(EXERCISE BRIEF): Check every line below for the word "spans" and copy each one that has it.

(DATA TO USE):
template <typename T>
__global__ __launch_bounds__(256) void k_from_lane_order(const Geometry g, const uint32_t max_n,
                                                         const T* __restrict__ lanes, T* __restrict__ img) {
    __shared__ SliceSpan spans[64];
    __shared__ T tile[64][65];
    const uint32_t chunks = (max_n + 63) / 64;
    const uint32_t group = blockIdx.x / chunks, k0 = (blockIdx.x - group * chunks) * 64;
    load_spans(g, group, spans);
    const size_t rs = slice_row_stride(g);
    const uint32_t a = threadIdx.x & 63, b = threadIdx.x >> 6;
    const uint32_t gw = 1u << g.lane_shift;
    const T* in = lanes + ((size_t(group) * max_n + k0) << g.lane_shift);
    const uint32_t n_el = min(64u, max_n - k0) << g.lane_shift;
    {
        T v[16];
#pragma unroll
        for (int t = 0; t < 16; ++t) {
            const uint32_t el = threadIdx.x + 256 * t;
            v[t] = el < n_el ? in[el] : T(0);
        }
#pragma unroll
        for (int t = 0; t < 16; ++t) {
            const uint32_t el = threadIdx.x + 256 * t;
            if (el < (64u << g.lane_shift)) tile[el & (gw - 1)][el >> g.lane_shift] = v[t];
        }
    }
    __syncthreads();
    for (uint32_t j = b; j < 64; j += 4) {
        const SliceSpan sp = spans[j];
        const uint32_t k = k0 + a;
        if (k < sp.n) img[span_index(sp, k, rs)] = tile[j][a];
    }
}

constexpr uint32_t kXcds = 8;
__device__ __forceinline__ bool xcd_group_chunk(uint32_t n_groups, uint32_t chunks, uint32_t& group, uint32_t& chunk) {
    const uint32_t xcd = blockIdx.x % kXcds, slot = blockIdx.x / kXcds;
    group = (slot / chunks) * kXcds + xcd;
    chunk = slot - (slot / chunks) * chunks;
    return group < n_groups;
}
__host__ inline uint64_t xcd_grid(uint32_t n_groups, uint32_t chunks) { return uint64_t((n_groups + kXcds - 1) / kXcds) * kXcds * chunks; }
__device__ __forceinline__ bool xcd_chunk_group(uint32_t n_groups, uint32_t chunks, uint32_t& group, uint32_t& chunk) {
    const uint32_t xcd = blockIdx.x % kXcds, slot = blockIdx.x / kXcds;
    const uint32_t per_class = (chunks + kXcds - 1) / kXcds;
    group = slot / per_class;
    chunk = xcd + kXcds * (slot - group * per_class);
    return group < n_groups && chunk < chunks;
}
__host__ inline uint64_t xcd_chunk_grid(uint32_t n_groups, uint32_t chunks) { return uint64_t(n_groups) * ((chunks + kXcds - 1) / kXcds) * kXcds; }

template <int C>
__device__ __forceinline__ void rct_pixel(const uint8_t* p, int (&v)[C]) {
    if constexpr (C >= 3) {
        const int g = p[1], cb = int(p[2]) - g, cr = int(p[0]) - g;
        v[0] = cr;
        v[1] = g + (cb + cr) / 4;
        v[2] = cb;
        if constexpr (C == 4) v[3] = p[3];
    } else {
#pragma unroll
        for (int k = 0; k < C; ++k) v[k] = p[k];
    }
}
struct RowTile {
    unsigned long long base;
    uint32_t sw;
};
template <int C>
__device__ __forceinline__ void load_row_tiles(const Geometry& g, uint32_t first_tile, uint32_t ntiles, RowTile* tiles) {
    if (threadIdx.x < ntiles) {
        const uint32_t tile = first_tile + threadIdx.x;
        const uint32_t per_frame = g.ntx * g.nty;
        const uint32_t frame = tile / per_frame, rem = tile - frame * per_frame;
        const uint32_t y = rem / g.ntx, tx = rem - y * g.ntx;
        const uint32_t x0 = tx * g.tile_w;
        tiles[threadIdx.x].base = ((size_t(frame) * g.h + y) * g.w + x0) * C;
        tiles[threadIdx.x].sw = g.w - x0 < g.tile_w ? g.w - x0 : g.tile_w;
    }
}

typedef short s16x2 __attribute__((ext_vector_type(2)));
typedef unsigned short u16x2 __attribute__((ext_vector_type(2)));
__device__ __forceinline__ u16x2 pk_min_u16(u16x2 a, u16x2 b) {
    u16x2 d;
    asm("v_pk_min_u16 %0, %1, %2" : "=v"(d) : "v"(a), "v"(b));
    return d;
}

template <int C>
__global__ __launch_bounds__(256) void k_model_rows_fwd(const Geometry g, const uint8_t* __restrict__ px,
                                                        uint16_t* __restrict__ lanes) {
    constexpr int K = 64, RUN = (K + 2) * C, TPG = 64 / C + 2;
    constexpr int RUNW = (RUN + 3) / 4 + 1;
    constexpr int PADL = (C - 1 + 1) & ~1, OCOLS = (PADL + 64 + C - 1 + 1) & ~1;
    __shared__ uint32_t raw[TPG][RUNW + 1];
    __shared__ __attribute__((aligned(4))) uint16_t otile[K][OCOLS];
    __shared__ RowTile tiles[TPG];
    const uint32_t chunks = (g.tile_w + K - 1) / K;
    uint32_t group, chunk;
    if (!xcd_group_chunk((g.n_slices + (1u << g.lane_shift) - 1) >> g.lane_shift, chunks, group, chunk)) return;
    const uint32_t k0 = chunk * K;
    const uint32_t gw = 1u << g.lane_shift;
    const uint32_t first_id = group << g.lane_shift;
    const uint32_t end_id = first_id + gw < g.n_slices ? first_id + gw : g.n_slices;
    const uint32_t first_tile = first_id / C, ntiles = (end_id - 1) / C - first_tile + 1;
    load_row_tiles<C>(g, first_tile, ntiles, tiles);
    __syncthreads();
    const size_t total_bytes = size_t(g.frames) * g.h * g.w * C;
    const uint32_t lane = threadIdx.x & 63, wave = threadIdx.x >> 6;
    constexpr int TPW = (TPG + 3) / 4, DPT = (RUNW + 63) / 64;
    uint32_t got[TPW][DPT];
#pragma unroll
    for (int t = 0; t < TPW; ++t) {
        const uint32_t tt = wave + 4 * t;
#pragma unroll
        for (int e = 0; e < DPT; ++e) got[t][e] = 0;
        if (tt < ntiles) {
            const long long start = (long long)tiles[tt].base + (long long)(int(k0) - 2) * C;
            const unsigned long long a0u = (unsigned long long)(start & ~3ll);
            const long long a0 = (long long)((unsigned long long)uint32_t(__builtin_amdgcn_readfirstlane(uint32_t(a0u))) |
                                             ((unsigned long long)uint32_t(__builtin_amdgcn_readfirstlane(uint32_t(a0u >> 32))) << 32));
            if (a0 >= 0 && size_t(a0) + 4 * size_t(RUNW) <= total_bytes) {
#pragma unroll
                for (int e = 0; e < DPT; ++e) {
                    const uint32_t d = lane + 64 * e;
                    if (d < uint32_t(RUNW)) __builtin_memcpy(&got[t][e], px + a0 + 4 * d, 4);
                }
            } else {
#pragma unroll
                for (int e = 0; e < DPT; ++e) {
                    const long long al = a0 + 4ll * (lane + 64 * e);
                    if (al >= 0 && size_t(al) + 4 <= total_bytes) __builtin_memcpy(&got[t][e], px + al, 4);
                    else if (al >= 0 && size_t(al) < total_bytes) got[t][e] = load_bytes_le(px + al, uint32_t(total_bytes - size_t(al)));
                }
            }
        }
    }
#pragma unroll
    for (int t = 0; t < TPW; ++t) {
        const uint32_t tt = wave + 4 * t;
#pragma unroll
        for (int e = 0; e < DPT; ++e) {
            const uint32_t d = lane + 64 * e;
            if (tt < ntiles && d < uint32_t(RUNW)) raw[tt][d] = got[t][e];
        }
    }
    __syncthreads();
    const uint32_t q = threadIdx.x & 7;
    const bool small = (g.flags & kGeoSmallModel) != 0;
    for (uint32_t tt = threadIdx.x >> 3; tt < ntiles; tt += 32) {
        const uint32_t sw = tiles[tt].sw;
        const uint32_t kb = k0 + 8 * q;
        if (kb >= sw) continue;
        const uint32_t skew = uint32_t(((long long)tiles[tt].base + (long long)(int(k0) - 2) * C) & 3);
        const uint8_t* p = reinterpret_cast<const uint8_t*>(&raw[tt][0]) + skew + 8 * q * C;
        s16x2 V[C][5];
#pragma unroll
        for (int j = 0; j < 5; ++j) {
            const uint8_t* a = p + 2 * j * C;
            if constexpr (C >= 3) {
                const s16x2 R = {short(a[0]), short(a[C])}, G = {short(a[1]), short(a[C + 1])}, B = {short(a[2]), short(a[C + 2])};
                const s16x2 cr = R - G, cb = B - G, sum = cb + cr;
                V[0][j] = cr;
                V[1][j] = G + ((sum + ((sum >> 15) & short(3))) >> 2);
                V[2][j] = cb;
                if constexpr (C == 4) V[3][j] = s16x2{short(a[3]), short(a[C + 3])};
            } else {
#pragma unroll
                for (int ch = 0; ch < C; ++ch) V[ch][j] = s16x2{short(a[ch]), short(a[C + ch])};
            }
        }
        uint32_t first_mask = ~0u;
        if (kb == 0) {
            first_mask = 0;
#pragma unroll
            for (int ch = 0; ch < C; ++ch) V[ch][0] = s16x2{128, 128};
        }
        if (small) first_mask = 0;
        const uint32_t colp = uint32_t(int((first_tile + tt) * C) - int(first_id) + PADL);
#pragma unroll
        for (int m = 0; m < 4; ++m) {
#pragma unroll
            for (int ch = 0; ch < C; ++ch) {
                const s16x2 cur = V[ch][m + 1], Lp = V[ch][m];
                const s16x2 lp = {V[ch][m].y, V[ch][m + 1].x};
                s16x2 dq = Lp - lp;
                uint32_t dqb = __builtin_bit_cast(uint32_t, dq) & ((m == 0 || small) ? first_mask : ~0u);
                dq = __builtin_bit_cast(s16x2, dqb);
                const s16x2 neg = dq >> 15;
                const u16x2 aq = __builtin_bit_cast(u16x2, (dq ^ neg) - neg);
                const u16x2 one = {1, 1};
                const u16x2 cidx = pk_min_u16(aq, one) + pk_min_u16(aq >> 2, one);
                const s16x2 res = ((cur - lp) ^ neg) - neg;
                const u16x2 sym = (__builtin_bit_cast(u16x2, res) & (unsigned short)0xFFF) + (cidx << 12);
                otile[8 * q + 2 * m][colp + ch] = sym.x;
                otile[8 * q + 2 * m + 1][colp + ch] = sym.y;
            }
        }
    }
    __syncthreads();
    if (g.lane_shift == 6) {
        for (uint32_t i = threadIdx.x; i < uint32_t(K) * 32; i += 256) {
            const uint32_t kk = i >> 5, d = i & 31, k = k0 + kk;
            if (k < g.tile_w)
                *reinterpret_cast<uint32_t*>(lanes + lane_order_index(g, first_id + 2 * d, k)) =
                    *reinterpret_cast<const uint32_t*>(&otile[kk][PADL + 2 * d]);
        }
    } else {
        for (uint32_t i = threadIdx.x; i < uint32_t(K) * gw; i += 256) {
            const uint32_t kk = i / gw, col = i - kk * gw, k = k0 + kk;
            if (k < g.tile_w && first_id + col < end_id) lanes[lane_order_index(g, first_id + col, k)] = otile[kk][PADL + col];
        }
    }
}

(SOLUTION TO THE EXERCISE):
    __shared__ SliceSpan spans[64];
    load_spans(g, group, spans);
        const SliceSpan sp = spans[j];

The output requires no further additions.